Background technology
In order to improve the net side power factor that adopts single-phase diode not control the Single-phase AC-DC converters of rectifier bridge, reduce the harm of harmonic current, make it meet the relevant criterion of harmonic current, as IEC61000-3-2, need to adopt single-phase active power factor correction (APFC) technology or single-phase active power factor correction technology.
Aspect circuit topology, single-phase APFC has multiple circuit topology, comprises that traditional single stage has bridge APFC, improves the two-stage of power grade or multistage staggeredly have a bridge APFC, multiple without bridge APFC etc.The operation principle of single-phase APFC is often closely related with circuit topology, and generally speaking, an APFC circuit may have various control strategy, and a control strategy may meet multiple APFC circuit, but can only have independent applicable control strategy for some circuit.

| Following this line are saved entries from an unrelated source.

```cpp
template <class S>
__global__ __launch_bounds__(256) void regchain_kernel(RcArgs a)
{
    extern __shared__ __attribute__((aligned(16))) float rc_lds[];
    constexpr int MT = S::maxt();
    const int wave = threadIdx.x >> 6, lane = threadIdx.x & 63;
    const int p = lane & 15, g = lane >> 4;
    if (a.image) {
        for (int i = threadIdx.x; i < a.image_floats / 4; i += 256) reinterpret_cast<float4*>(rc_lds)[i] = reinterpret_cast<const float4*>(a.image)[i];
    } else {
        rc_stage(a, rc_lds);
    }
    __syncthreads();

    const bool v1 = (a.l[0].ca & 3) == 0 && (a.ld1 & 3) == 0 && (reinterpret_cast<uintptr_t>(a.x1) & 15) == 0;
    const bool v2 = (a.l[0].cb & 3) == 0 && (a.ld2 & 3) == 0 && (reinterpret_cast<uintptr_t>(a.x2) & 15) == 0;
    const int stride = gridDim.x * 4;
    auto load_inputs = [&](int tile, float (&dst)[MT][4]) {
        const int rr = min(tile * 16 + p, a.R - 1);
        const int s1 = a.g1 ? (a.g1m ? (rr / a.g1m) * a.g1n : 0) + a.g1[rr] : rr;
        rc_load<0, S::A0>(dst, a.x1 + (size_t)s1 * a.ld1, a.l[0].ca, v1, g);
        if constexpr (S::B[0] > 0) {
            const int s2 = a.g2 ? (a.g2m ? (rr / a.g2m) * a.g2n : 0) + a.g2[rr] : rr;
            rc_load<S::A0, S::B[0]>(dst, a.x2 + (size_t)s2 * a.ld2, a.l[0].cb, v2, g);
        }
    };
    int tile = blockIdx.x * 4 + wave;
    float act[MT][4], nxt[MT][4];
    if (tile * 16 < a.R) load_inputs(tile, nxt);
    for (; tile * 16 < a.R; tile += stride) {
#pragma unroll
        for (int t = 0; t < S::IN(0); ++t)
#pragma unroll
            for (int q = 0; q < 4; ++q) act[t][q] = nxt[t][q];
        if ((tile + stride) * 16 < a.R) load_inputs(tile + stride, nxt);
        const int row = tile * 16 + p;
        rc_layer<S, 0>(a, act, rc_lds, lane, g, row, min(row, a.R - 1), row < a.R);
    }
}

static inline int rc_tiles(int c) { return (c + 15) / 16; }

using RcFc0 = RcShape<2, 1, 0, 1, 0, 1>;
using RcEnc0 = RcShape<2, 1, 0, 1, 1, 2>;
using RcOne0 = RcShape<1, 1, 0, 1>;
using RcPair1 = RcShape<2, 2, 0, 2, 0, 4>;
using RcPair1b = RcShape<2, 4, 0, 2, 0, 4>;
using RcEnc1 = RcShape<2, 4, 0, 4, 2, 8>;
using RcPair2 = RcShape<2, 8, 0, 4, 0, 8>;
using RcHead = RcShape<4, 2, 2, 2, 0, 4, 0, 2, 0, 1>;

template <class S>
static bool rc_matches(const RcArgs& a)
{
    if (a.n != S::N) return false;
    for (int l = 0; l < S::N; ++l)
        if (a.l[l].ta != S::A(l) || a.l[l].tb != S::B[l] || a.l[l].ot != S::O[l]) return false;
    return true;
}

static bool rc_build(const ChainStep* steps, int n_steps, const RowSrc& s1, const RowSrc& s2, RcArgs& a, size_t& lds_bytes)
{
    if (n_steps < 1 || n_steps > kChainMaxSteps) return false;
    a = RcArgs{};
    a.x1 = s1.x; a.g1 = s1.gather; a.ld1 = s1.ld; a.g1m = s1.gm; a.g1n = s1.gn;
    a.x2 = s2.x; a.g2 = s2.gather; a.ld2 = s2.ld; a.g2m = s2.gm; a.g2n = s2.gn;
    a.n = n_steps;
    int off = 0, prev = 0;
    for (int i = 0; i < n_steps; ++i) {
        const PackedLinear* L = steps[i].L;
        if (!L || !L->wp || !L->bias) return false;
        if (steps[i].extra.x && (i == 0 || steps[i].extra.gather)) return false;
        RcLayer& y = a.l[i];
        y.wp = L->wp; y.bias = L->bias; y.y = steps[i].y; y.ldy = steps[i].ldy;
        y.ex = i > 0 ? steps[i].extra.x : nullptr; y.ldex = steps[i].extra.ld;
        y.ca = i == 0 ? s1.c : prev;
        y.cb = i == 0 ? s2.c : (steps[i].extra.x ? steps[i].extra.c : 0);
        if (y.ca + y.cb != L->cin) return false;
        y.ta = rc_tiles(y.ca); y.tb = rc_tiles(y.cb);
        y.cout = L->cout; y.ot = rc_tiles(L->cout);
        y.ks = L->ks; y.ntb = L->ntb; y.leaky = L->leaky;
        y.w_off = off; off += y.ot * (y.ta + y.tb) * 256;
        y.b_off = off; off += y.ot * 16;
        prev = L->cout;
    }
    lds_bytes = (size_t)off * sizeof(float);
    return rc_matches<RcFc0>(a) || rc_matches<RcEnc0>(a) || rc_matches<RcOne0>(a) || rc_matches<RcPair1>(a) || rc_matches<RcPair1b>(a) ||
           rc_matches<RcEnc1>(a) || rc_matches<RcPair2>(a) || rc_matches<RcHead>(a);
}

bool regchain_fits(const ChainStep* steps, int n_steps, const RowSrc& s1, const RowSrc& s2)
{
    RcArgs a;
    size_t lds = 0;
    return rc_build(steps, n_steps, s1, s2, a, lds);
}

static int rc_blocks(int64_t R, size_t lds_bytes)
{
    const int64_t tiles = (R + 15) / 16;
    const int per_cu = std::max(1, std::min(4, (int)(160 * 1024 / std::max<size_t>(lds_bytes, 1))));
    return (int)std::max<int64_t>(1, std::min<int64_t>((tiles + 3) / 4, 256 * per_cu));
}

ChainPlan regchain_plan(const ChainStep* steps, int n_steps, const RowSrc& s1, const RowSrc& s2, int64_t R)
{
    ChainPlan p;
    RcArgs a;
    if (!rc_build(steps, n_steps, s1, s2, a, p.lds_bytes)) return ChainPlan();
    p.form = 1;
    p.blocks = rc_blocks(R, p.lds_bytes);
    return p;
}

template <class S>
static int rc_launch(ps_context* c, const RcArgs& a, size_t lds_bytes, int blocks)
{
    size_t& have = c->regchain_lds_attr[reinterpret_cast<const void*>(regchain_kernel<S>)];
    if (lds_bytes > 48 * 1024 && lds_bytes > have) {
        PS_HIP(hipFuncSetAttribute(reinterpret_cast<const void*>(regchain_kernel<S>), hipFuncAttributeMaxDynamicSharedMemorySize, (int)lds_bytes));
        have = lds_bytes;
    }
    hipLaunchKernelGGL(regchain_kernel<S>, dim3(blocks), dim3(256), lds_bytes, c->stream, a);
    return PS_OK;
}

int regchain(ps_context* c, const ChainStep* steps, int n_steps, const RowSrc& s1, const RowSrc& s2, int64_t R, ChainCache* cache)
{
    if (R <= 0) return PS_OK;
    RcArgs a;
    size_t lds_bytes = 0;
    PS_CHECK(rc_build(steps, n_steps, s1, s2, a, lds_bytes), "regchain: not one of the compiled chain shapes");
    PS_CHECK(R < (int64_t)1 << 31, "regchain: too many rows");
    a.R = (int)R;
    if (cache) {
        ChainCache::Entry* hit = nullptr;
        for (auto& e : cache->entries)
            if (e.wp0 == a.l[0].wp && e.wp_last == a.l[n_steps - 1].wp && e.n == n_steps && e.ca == a.l[0].ca && e.cb == a.l[0].cb) hit = &e;
        if (!hit) {
            cache->entries.emplace_back();
            hit = &cache->entries.back();
            hit->wp0 = a.l[0].wp; hit->wp_last = a.l[n_steps - 1].wp; hit->n = n_steps; hit->ca = a.l[0].ca; hit->cb = a.l[0].cb;
            PS_TRY(hit->img.reserve(lds_bytes));
            hipLaunchKernelGGL(rc_pack_kernel, dim3(1), dim3(256), 0, c->stream, a, hit->img.as<float>());
            PS_HIP(hipGetLastError());
        }
        a.image = hit->img.as<float>();
        a.image_floats = (int)(lds_bytes / sizeof(float));
    }
    const int blocks = rc_blocks(R, lds_bytes);
    if (rc_matches<RcFc0>(a)) PS_TRY(rc_launch<RcFc0>(c, a, lds_bytes, blocks));
    else if (rc_matches<RcEnc0>(a)) PS_TRY(rc_launch<RcEnc0>(c, a, lds_bytes, blocks));
    else if (rc_matches<RcOne0>(a)) PS_TRY(rc_launch<RcOne0>(c, a, lds_bytes, blocks));
    else if (rc_matches<RcPair1>(a)) PS_TRY(rc_launch<RcPair1>(c, a, lds_bytes, blocks));
    else if (rc_matches<RcPair1b>(a)) PS_TRY(rc_launch<RcPair1b>(c, a, lds_bytes, blocks));
    else if (rc_matches<RcEnc1>(a)) PS_TRY(rc_launch<RcEnc1>(c, a, lds_bytes, blocks));
    else if (rc_matches<RcPair2>(a)) PS_TRY(rc_launch<RcPair2>(c, a, lds_bytes, blocks));
    else PS_TRY(rc_launch<RcHead>(c, a, lds_bytes, blocks));
    PS_HIP(hipGetLastError());
    return PS_OK;
}

}
```

point-unet_amd/csrc/rowgemm.h:

```cpp
#pragma once

#include <vector>

#include "common.h"

namespace ps {

struct PackedLinear {
    const float* wp = nullptr;
    const float* wq = nullptr;
    const void* wb = nullptr;
    const float* w32 = nullptr;
    const void* w32b = nullptr;
    const float* bias = nullptr;
    int cin = 0, cout = 0;
    int ks = 0;
    int ntb = 0;
    int cblocks = 0;
    int leaky = 0;
    int accum = 0;
    size_t packed_floats() const { return (size_t)cblocks * ks * 64 * ntb; }
    int nchunks() const { return (cin + 63) / 64; }
    size_t kperm_floats() const { return (size_t)cblocks * nchunks() * 16 * 64 * ntb; }
    size_t bf16_bytes() const { return (size_t)cblocks * nchunks() * 2 * 64 * ntb * 16; }
// ... 8 lines not shown
struct RowSrc {
    const float* x = nullptr;
    const int32_t* gather = nullptr;
    int ld = 0;
    int c = 0;
    int gm = 0, gn = 0;
};

struct Gemm32Plan {
    int rw = 1, cw = 1, sk = 1, pd = 2;
    int rgroups = 0, cgroups = 0;
};
Gemm32Plan gemm32_plan(const Tuning& tn, int64_t R, int cin, int cout);
Gemm32Plan gemm32b_plan(const Tuning& tn, int64_t R, int cin, int cout);
bool gemm32_fits(const PackedLinear& L, const RowSrc& s1, const RowSrc& s2, int64_t R, int ldy);
int gemm32(ps_context* c, const PackedLinear& L, const RowSrc& s1, const RowSrc& s2, int64_t R, float* y, int ldy);
void pack_p32b(const float* W, int cin, int cout, uint16_t* out);
bool gemm32b_fits(const PackedLinear& L, const RowSrc& s1, const RowSrc& s2, int64_t R, int ldy);
int gemm32b(ps_context* c, const PackedLinear& L, const RowSrc& s1, const RowSrc& s2, int64_t R, float* y, int ldy);

int rowgemm(ps_context* c, const PackedLinear& L, const RowSrc& s1, const RowSrc& s2, int64_t R, float* y, int ldy);

constexpr int kChainMaxC = 96;
constexpr int kChainMaxSteps = 4;
struct ChainStep {
    const PackedLinear* L = nullptr;
    float* y = nullptr;
    int ldy = 0;
    RowSrc extra;
};
bool rowchain_fits(const ChainStep* steps, int n_steps, const RowSrc& s1, const RowSrc& s2);
bool regchain_fits(const ChainStep* steps, int n_steps, const RowSrc& s1, const RowSrc& s2);
struct ChainCache {
    struct Entry { const float* wp0 = nullptr; const float* wp_last = nullptr; int n = 0, ca = 0, cb = 0; DevBuf img; };
    std::vector<Entry> entries;
    void clear()
    {
        for (auto& e : entries) e.img.release();
        entries.clear();
    }
};
int regchain(ps_context* c, const ChainStep* steps, int n_steps, const RowSrc& s1, const RowSrc& s2, int64_t R, ChainCache* cache);
int rowchain_lds(ps_context* c, const ChainStep* steps, int n_steps, const RowSrc& s1, const RowSrc& s2, int64_t R);
struct ChainPlan {
    int form = 0;
    int blocks = 0;
    size_t lds_bytes = 0;
    int fast_in = 0;
};
ChainPlan regchain_plan(const ChainStep* steps, int n_steps, const RowSrc& s1, const RowSrc& s2, int64_t R);
ChainPlan rowchain_lds_plan(const ChainStep* steps, int n_steps, const RowSrc& s1, const RowSrc& s2, int64_t R);
ChainPlan rowchain_plan(const ChainStep* steps, int n_steps, const RowSrc& s1, const RowSrc& s2, int64_t R);
int rowchain(ps_context* c, const ChainStep* steps, int n_steps, const RowSrc& s1, const RowSrc& s2, int64_t R, ChainCache* cache = nullptr);

bool gemm_b3_fits(const Tuning& tn, int64_t R, int64_t K, int64_t N, const float* x, int64_t ldx, bool one_plane);
size_t gemm_b3_plane_bytes(int64_t K, int64_t N);
int gemm_b3(ps_context* c, const float* x, int64_t ldx, const float* w, int64_t sk, int64_t sn, const float* bias, int64_t R, int64_t K, int64_t N, int leaky,
            int accumulate, float* y, int64_t ldy, void* planes, int pack = 1);

}
```

Measured before the change: 190.1 million.

## Route selected register-chain shapes through split-bf16x3 MFMA with 512-thread blocks

Adds a second register-chain compute policy that splits fp32 activations and weights into three bf16 planes and accumulates six 16x16x32 bf16 MFMAs per k-pair. The f32 16x16x4 MFMA path is replaced for the Head, Enc1, Pair1 and Pair1b chain shapes, and the new policy runs with 512 threads per block. Weights are pre-split into planes in the LDS image, which makes that image larger. The aim is to use the higher bf16 matrix throughput while keeping roughly fp32 accuracy, at the cost of more LDS per block and extra split arithmetic on activations inside each layer.

```diff
diff --git a/point-unet_amd/csrc/b3_ops.h b/point-unet_amd/csrc/b3_ops.h
--- a/point-unet_amd/csrc/b3_ops.h
+++ b/point-unet_amd/csrc/b3_ops.h
@@ -70,6 +70,21 @@
     return acc;
 }
 
+__device__ __forceinline__ f32x4 b3_mfma16(const uint4& a, const uint4& b, f32x4 acc)
+{
+    return __builtin_amdgcn_mfma_f32_16x16x32_bf16(__builtin_bit_cast(bf16x8, a), __builtin_bit_cast(bf16x8, b), acc, 0, 0, 0);
+}
+__device__ __forceinline__ f32x4 b3_mfma16_6(const B3Planes& a, const B3Planes& b, f32x4 acc)
+{
+    acc = b3_mfma16(a.p[2], b.p[0], acc);
+    acc = b3_mfma16(a.p[0], b.p[2], acc);
+    acc = b3_mfma16(a.p[1], b.p[1], acc);
+    acc = b3_mfma16(a.p[1], b.p[0], acc);
+    acc = b3_mfma16(a.p[0], b.p[1], acc);
+    acc = b3_mfma16(a.p[0], b.p[0], acc);
+    return acc;
+}
+
 inline uint16_t b3_piece_of(float w, int plane)
 {
     auto trunc16 = [](float x) {
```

Along with the development of single-phase APFC technology, in applications such as high-power frequency conversion air-conditionings, require the power grade of single-phase APFC increasing, all must adopt at present multistage staggeredly has bridge APFC, otherwise is difficult to solve power device heat dissipation problem and boost inductance at plate installation question and Cost Problems.But the high-power of single-stage APFC design is also comparatively ripe, move comparatively reliably, it is comparatively easy to design, and totally cost is comparatively controlled.Single-phasely also exist inductive current detection difficult without bridge APFC, support the lower problem of power grade.Therefore for current developing stage, in larger through-put power field, single-phase APFC and multistage staggered APFC have obtained application to a certain degree.
Through the retrieval to single-phase APFC circuit, find to mainly contain following representative document:
[1] Wanfeng Zhang, Guang Feng, Yan-Fei Liu and Bin Wu.A Digital Power Factor Correction (PFC) Control Strategy Optimized for DSP.IEEE Transactions ON Power Electronics, Vol.19, No.6, November2004, its technical characteristics of pp.1474-1485. is as follows: adopted traditional single-stage APFC circuit.
[2] Wang Han. the research and implementation of high-power single-phase numeral APFC. the master thesis .2009 of Shanghai Communications University January.Its technical characteristics is as follows: adopted the circuit without bridge APFC.
[3] Lu Fei, Wang Nan, Yang Xijun, Zheng Shuibo, Yin Debin. the simulation analysis of the staggered power factor corrector of single-phase three multiplication of voltages. 3 phases of electric automatization .2013. its technical characteristics is as follows: adopted the three multiplication of voltages APFC circuit that interlocks.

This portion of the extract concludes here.